[[ Given entries open ]]

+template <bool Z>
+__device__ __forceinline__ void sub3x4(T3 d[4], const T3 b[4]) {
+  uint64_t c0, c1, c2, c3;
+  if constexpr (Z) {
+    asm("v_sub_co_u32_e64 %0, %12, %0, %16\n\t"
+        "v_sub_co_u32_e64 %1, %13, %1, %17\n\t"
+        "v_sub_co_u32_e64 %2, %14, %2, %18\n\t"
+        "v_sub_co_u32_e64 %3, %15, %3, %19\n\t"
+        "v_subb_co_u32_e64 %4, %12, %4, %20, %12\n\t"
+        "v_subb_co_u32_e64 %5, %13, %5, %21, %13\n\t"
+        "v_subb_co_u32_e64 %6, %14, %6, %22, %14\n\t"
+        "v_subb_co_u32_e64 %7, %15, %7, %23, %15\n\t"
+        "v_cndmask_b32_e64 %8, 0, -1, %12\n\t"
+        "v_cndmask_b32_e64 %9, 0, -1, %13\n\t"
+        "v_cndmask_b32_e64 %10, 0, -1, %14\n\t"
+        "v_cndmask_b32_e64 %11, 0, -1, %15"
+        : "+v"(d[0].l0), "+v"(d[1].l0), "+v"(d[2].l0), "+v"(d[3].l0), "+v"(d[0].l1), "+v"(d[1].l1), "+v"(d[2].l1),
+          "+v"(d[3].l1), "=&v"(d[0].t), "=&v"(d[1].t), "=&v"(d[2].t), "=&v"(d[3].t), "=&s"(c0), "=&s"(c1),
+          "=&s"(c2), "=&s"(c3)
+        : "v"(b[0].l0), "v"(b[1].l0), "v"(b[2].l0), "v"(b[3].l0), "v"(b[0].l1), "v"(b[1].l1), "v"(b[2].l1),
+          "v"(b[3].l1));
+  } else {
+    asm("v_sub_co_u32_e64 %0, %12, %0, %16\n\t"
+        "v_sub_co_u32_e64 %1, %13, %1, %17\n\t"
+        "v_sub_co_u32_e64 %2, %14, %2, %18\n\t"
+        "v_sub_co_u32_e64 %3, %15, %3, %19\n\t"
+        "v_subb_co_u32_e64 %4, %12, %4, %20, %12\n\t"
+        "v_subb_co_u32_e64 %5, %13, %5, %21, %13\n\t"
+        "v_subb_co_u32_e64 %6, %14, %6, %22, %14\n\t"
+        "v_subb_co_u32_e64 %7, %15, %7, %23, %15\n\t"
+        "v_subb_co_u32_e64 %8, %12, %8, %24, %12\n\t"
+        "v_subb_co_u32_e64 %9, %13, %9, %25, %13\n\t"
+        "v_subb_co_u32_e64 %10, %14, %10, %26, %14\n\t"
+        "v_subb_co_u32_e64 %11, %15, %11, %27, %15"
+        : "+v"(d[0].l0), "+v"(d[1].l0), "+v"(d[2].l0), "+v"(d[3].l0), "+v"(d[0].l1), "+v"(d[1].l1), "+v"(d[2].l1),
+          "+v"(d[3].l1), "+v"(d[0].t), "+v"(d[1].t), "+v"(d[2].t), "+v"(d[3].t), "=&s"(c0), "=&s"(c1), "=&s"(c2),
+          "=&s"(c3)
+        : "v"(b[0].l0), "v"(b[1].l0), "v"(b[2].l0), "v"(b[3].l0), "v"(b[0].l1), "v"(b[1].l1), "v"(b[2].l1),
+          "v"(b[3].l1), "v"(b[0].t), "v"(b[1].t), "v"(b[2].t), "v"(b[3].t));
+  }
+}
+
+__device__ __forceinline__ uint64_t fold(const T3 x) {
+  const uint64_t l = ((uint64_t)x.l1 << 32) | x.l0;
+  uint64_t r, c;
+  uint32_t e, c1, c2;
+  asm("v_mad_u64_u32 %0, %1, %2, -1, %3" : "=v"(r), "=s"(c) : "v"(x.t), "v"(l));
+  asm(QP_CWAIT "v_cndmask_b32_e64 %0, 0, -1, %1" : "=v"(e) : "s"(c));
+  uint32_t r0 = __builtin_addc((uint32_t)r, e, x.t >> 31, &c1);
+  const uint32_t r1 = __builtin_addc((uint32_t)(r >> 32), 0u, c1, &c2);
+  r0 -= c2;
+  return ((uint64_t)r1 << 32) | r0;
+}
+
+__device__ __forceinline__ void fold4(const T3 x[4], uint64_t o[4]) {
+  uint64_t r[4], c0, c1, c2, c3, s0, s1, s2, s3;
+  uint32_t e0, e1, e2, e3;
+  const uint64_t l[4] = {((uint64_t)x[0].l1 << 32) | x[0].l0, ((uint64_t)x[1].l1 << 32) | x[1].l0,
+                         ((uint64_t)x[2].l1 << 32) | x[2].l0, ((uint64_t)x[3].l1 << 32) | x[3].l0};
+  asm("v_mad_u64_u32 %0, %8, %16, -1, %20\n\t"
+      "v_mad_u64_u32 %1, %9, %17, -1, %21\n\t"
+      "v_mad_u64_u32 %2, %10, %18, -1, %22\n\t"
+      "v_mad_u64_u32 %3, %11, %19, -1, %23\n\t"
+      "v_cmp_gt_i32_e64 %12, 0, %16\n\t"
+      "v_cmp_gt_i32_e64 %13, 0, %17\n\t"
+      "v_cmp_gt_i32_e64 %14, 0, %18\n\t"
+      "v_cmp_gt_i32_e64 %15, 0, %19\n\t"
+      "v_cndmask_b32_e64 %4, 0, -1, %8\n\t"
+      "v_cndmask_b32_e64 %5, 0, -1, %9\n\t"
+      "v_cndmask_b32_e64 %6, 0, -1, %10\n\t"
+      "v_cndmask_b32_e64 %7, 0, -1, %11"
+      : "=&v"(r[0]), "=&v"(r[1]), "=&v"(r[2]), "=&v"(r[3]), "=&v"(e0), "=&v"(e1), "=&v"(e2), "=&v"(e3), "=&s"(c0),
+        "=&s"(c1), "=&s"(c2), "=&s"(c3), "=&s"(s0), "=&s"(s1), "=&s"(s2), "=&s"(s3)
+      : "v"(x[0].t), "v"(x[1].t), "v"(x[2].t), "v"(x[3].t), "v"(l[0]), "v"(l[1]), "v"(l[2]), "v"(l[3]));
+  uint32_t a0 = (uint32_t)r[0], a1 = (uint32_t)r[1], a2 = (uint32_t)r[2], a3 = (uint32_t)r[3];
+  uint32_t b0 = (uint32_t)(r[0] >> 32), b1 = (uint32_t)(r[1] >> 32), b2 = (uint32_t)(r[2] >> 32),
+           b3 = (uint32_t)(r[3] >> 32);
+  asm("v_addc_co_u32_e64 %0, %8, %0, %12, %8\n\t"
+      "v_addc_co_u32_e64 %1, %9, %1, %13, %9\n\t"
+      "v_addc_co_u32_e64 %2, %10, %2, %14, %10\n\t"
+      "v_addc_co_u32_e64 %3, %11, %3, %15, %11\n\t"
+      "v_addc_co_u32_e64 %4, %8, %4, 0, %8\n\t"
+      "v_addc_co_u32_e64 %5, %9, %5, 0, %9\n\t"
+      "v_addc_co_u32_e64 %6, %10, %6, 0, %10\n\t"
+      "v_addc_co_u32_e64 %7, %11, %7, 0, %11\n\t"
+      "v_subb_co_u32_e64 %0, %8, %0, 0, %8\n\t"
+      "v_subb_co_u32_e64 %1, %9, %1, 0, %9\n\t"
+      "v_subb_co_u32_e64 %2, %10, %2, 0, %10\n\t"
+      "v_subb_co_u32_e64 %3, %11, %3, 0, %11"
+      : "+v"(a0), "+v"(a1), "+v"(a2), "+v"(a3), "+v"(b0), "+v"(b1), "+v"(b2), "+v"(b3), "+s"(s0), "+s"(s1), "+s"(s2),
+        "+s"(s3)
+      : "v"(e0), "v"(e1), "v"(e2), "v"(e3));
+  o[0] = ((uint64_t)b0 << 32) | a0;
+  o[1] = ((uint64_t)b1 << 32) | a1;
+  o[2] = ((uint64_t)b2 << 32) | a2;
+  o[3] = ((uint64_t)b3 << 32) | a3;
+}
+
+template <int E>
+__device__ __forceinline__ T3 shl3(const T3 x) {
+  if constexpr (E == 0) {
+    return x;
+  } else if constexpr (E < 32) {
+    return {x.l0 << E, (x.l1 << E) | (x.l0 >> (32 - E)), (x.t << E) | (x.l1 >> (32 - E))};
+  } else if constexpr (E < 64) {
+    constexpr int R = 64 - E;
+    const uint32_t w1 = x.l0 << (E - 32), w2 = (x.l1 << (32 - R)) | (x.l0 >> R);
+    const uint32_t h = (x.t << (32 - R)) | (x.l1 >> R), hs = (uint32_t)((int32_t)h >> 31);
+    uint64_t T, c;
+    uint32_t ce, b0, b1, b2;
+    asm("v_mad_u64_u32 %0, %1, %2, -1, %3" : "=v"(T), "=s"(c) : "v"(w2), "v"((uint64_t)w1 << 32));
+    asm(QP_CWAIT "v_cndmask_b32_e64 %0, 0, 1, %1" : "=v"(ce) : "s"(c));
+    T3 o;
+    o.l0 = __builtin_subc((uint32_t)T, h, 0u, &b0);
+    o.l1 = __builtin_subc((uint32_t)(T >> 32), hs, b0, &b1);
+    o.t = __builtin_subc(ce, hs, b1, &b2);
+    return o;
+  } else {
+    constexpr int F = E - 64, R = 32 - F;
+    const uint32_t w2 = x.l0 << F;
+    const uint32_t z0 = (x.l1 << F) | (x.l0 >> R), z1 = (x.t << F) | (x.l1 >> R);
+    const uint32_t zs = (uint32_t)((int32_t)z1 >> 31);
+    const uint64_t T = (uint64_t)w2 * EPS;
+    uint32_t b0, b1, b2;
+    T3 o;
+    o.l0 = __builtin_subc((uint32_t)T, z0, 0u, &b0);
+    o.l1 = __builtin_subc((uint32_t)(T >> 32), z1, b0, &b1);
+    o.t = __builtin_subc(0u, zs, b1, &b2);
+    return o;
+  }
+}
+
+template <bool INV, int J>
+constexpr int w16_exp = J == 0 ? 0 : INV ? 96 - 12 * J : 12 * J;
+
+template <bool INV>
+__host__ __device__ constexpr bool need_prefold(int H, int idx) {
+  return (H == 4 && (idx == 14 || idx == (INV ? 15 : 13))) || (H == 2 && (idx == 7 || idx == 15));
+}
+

[[ Given entries closed ]]
[[ Given entries open ]]

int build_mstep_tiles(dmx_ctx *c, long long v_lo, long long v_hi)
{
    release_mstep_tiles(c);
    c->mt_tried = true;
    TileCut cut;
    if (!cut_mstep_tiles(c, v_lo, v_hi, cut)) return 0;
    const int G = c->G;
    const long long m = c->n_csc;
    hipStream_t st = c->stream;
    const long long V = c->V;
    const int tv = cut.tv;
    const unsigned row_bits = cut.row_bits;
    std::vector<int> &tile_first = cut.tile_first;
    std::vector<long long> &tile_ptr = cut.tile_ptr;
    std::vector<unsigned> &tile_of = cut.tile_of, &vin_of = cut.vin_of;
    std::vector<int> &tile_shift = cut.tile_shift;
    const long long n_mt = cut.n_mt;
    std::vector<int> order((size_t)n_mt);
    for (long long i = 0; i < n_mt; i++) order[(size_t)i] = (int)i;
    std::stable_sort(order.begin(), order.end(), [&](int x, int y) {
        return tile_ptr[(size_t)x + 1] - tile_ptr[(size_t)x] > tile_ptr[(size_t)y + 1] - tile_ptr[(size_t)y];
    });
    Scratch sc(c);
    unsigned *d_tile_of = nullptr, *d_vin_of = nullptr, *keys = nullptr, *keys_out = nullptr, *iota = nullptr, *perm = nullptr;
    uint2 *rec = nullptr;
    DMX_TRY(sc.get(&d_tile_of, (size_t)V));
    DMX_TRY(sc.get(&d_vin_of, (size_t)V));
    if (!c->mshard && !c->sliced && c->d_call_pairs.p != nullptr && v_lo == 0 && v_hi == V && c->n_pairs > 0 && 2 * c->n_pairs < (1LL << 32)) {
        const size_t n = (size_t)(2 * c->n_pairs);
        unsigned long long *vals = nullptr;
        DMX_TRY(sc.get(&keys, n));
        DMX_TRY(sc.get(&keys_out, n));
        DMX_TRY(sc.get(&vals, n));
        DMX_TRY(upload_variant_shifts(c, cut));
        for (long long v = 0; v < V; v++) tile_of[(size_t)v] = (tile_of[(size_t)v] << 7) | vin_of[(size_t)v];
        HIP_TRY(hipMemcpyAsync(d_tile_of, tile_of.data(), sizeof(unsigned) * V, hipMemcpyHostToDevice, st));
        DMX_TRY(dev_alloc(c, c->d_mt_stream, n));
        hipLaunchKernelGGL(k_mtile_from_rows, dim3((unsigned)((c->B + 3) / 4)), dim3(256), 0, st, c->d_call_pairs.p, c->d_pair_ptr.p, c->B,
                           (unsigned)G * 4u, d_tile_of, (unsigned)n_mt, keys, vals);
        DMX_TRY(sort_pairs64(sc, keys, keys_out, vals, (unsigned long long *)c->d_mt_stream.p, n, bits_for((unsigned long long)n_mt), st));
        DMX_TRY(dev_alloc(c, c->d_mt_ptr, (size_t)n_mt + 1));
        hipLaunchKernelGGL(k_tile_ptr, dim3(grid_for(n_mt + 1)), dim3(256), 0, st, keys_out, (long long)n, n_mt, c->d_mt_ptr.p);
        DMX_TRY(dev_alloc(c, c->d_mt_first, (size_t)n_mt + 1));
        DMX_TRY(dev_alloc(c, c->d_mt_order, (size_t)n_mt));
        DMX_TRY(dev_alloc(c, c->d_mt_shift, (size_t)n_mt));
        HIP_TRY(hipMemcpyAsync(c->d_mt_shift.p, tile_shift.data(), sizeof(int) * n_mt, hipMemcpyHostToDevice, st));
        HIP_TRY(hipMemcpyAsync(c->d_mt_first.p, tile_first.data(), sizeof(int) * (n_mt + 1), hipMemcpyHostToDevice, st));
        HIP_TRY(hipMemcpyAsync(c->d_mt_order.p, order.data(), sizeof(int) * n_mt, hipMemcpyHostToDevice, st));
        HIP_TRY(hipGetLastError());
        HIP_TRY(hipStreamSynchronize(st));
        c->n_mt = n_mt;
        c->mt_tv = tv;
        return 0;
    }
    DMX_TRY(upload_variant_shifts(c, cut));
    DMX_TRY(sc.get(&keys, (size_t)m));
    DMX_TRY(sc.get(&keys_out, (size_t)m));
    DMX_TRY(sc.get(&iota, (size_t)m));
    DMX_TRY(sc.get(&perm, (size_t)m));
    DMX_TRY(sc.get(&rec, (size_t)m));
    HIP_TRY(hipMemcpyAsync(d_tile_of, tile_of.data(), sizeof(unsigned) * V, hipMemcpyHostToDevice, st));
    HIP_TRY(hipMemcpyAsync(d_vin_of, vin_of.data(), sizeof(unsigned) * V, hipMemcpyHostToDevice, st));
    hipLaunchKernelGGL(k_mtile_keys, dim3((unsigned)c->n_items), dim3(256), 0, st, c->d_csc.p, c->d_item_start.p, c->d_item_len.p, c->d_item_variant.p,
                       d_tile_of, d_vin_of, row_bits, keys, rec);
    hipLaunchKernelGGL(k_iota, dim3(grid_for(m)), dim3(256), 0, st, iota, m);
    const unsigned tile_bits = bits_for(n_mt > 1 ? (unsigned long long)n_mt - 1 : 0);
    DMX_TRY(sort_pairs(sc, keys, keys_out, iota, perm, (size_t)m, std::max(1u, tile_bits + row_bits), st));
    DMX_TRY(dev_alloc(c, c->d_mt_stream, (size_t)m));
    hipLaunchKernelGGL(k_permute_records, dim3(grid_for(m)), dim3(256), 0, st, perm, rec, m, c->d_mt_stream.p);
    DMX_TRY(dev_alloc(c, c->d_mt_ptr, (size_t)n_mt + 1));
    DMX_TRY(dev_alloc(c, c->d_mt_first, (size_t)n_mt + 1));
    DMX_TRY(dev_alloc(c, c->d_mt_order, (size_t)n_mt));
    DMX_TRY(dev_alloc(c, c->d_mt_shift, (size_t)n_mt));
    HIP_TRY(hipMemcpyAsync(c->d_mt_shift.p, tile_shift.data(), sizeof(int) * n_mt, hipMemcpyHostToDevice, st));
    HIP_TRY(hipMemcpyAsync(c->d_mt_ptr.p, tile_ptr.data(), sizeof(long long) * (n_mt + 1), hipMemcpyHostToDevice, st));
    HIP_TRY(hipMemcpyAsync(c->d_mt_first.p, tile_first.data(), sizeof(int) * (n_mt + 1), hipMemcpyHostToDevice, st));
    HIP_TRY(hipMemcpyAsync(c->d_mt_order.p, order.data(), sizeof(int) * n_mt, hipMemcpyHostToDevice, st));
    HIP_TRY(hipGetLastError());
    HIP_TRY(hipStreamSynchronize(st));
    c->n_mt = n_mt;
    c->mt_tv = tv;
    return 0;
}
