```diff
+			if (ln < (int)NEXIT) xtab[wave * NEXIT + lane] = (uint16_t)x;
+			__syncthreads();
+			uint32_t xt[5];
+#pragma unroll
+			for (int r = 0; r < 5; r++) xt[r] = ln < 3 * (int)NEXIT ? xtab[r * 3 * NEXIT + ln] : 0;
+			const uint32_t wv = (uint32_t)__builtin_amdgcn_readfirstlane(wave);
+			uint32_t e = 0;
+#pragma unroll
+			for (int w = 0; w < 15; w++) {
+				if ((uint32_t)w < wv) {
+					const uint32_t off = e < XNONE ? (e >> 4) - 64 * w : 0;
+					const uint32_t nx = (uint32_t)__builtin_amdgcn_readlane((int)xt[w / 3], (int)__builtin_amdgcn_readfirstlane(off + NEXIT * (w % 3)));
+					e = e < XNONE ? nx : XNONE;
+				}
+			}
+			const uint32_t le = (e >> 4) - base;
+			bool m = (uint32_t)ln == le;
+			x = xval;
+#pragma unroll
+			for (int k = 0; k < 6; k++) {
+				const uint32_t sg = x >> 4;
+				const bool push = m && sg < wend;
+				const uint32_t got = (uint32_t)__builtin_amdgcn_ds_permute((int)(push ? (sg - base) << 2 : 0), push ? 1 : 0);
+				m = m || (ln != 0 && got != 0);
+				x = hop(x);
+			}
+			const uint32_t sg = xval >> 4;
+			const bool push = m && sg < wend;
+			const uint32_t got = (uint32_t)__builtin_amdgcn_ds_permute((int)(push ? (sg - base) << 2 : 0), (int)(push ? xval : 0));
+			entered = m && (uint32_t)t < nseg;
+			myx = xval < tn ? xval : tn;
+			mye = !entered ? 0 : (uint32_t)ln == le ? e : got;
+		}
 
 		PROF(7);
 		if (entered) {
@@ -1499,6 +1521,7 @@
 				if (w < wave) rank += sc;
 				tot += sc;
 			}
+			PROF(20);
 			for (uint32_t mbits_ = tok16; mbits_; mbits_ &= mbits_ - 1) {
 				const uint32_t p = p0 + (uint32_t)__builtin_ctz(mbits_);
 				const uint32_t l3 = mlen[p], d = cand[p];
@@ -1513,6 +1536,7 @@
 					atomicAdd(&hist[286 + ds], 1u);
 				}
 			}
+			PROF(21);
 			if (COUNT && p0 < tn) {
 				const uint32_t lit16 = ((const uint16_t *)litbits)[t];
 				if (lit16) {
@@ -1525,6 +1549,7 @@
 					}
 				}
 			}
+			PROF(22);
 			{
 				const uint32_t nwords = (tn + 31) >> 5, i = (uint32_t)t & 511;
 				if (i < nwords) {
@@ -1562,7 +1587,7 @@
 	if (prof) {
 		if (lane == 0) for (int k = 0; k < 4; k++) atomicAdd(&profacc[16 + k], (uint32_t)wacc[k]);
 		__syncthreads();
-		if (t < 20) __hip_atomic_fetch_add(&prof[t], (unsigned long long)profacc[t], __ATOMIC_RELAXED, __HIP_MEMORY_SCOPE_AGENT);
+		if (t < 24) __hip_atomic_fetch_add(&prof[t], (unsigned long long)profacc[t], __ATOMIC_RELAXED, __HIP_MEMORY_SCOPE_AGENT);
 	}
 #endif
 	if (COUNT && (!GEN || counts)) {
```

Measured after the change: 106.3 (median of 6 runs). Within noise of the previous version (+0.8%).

[[ Given entries closed ]]

Problem to solve: Copy every line that contains "hipLaunchKernelGGL" from the listing above.

Reply:
        hipLaunchKernelGGL(k_mtile_from_rows, dim3((unsigned)((c->B + 3) / 4)), dim3(256), 0, st, c->d_call_pairs.p, c->d_pair_ptr.p, c->B,
        hipLaunchKernelGGL(k_tile_ptr, dim3(grid_for(n_mt + 1)), dim3(256), 0, st, keys_out, (long long)n, n_mt, c->d_mt_ptr.p);
    hipLaunchKernelGGL(k_mtile_keys, dim3((unsigned)c->n_items), dim3(256), 0, st, c->d_csc.p, c->d_item_start.p, c->d_item_len.p, c->d_item_variant.p,
    hipLaunchKernelGGL(k_iota, dim3(grid_for(m)), dim3(256), 0, st, iota, m);
    hipLaunchKernelGGL(k_permute_records, dim3(grid_for(m)), dim3(256), 0, st, perm, rec, m, c->d_mt_stream.p);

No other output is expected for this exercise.